__Your objective__:
Lines to restate from the data below: from the one containing "template <bool ONE>" to the one containing "const int id", both included. Give them again exactly, and only them.

__Supplied records__:

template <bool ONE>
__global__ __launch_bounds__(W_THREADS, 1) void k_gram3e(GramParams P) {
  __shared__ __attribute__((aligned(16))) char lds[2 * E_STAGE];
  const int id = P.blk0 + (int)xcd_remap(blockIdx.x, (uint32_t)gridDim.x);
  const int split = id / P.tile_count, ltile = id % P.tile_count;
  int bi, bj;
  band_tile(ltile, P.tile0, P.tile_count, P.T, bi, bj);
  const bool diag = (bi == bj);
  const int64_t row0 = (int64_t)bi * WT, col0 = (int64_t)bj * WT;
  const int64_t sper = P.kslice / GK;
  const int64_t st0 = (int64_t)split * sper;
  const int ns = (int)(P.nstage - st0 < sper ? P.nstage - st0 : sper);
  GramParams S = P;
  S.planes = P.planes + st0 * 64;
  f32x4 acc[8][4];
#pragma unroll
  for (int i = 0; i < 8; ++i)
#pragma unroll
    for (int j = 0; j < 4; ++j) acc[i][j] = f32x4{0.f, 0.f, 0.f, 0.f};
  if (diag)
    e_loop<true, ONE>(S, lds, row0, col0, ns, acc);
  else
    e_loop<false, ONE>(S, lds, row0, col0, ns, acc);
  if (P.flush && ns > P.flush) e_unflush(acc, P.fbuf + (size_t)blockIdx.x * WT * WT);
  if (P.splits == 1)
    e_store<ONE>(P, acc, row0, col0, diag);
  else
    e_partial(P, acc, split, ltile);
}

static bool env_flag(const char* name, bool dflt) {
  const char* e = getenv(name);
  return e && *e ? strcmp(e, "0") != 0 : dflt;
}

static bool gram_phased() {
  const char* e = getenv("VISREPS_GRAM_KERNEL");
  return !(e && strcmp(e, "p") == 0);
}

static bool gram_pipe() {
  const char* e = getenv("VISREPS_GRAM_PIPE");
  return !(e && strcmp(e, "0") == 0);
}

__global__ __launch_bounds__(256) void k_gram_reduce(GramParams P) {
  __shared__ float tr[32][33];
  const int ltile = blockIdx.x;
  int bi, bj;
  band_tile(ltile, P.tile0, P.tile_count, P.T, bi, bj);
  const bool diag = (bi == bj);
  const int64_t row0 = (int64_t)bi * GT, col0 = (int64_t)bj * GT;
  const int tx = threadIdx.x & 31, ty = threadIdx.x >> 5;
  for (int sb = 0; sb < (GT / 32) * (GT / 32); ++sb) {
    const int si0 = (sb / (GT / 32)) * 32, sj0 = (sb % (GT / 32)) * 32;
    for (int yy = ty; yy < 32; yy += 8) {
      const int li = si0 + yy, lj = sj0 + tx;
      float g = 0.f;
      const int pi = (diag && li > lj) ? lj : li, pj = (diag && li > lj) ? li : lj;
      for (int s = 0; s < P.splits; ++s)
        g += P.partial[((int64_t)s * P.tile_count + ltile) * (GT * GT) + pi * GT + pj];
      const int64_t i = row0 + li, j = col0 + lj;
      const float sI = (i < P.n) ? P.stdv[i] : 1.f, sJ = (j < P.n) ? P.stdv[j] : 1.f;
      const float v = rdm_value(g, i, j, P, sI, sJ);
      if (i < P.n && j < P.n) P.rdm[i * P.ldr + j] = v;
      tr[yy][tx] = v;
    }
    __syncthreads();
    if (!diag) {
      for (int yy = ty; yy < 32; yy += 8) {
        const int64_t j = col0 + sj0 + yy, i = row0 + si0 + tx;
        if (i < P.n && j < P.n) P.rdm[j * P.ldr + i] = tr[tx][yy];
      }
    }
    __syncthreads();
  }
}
...
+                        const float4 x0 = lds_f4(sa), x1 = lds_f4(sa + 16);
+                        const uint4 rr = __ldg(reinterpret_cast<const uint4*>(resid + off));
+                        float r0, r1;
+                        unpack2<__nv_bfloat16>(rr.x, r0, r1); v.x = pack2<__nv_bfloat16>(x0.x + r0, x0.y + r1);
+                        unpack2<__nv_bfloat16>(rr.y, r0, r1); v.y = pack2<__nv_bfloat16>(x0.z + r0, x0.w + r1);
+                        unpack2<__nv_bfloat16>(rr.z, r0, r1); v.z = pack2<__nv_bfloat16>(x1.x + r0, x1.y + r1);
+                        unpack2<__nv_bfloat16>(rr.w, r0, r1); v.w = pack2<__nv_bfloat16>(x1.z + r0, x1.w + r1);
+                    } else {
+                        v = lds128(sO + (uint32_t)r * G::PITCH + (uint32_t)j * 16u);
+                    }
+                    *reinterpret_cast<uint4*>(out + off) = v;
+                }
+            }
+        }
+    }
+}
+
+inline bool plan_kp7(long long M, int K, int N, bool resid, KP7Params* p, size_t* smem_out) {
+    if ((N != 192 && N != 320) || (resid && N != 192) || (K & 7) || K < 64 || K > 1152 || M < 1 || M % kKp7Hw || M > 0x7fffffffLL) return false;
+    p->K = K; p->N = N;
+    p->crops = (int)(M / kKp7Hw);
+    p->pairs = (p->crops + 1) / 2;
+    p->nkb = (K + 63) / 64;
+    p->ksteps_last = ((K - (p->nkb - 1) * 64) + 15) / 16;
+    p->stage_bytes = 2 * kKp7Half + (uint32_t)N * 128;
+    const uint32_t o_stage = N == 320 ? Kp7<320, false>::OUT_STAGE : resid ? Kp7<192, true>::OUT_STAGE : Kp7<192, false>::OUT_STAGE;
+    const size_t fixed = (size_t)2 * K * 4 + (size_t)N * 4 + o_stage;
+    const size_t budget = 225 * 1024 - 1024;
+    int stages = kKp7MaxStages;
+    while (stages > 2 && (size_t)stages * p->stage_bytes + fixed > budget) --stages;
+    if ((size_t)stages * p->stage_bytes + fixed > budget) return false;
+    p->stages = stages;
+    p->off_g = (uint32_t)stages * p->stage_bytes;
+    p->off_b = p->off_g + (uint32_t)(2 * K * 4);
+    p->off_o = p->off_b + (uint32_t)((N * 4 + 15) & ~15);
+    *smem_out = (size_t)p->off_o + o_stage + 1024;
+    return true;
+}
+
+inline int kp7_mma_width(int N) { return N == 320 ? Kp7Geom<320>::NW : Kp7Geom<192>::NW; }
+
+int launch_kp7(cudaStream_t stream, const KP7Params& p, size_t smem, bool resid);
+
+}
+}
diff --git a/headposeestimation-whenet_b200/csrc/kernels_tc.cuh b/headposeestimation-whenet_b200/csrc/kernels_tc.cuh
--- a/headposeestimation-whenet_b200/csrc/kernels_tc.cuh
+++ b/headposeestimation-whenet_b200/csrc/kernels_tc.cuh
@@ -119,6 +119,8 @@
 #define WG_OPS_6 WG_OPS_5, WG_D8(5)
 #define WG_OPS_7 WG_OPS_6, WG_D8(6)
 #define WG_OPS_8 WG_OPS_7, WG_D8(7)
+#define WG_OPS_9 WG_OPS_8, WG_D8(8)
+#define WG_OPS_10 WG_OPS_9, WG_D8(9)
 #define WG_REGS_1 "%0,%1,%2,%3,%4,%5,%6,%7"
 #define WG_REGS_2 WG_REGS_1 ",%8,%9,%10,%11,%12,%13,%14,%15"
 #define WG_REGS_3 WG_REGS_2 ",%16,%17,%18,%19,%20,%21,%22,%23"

__Output for this task__:
template <bool ONE>
__global__ __launch_bounds__(W_THREADS, 1) void k_gram3e(GramParams P) {
  __shared__ __attribute__((aligned(16))) char lds[2 * E_STAGE];
  const int id = P.blk0 + (int)xcd_remap(blockIdx.x, (uint32_t)gridDim.x);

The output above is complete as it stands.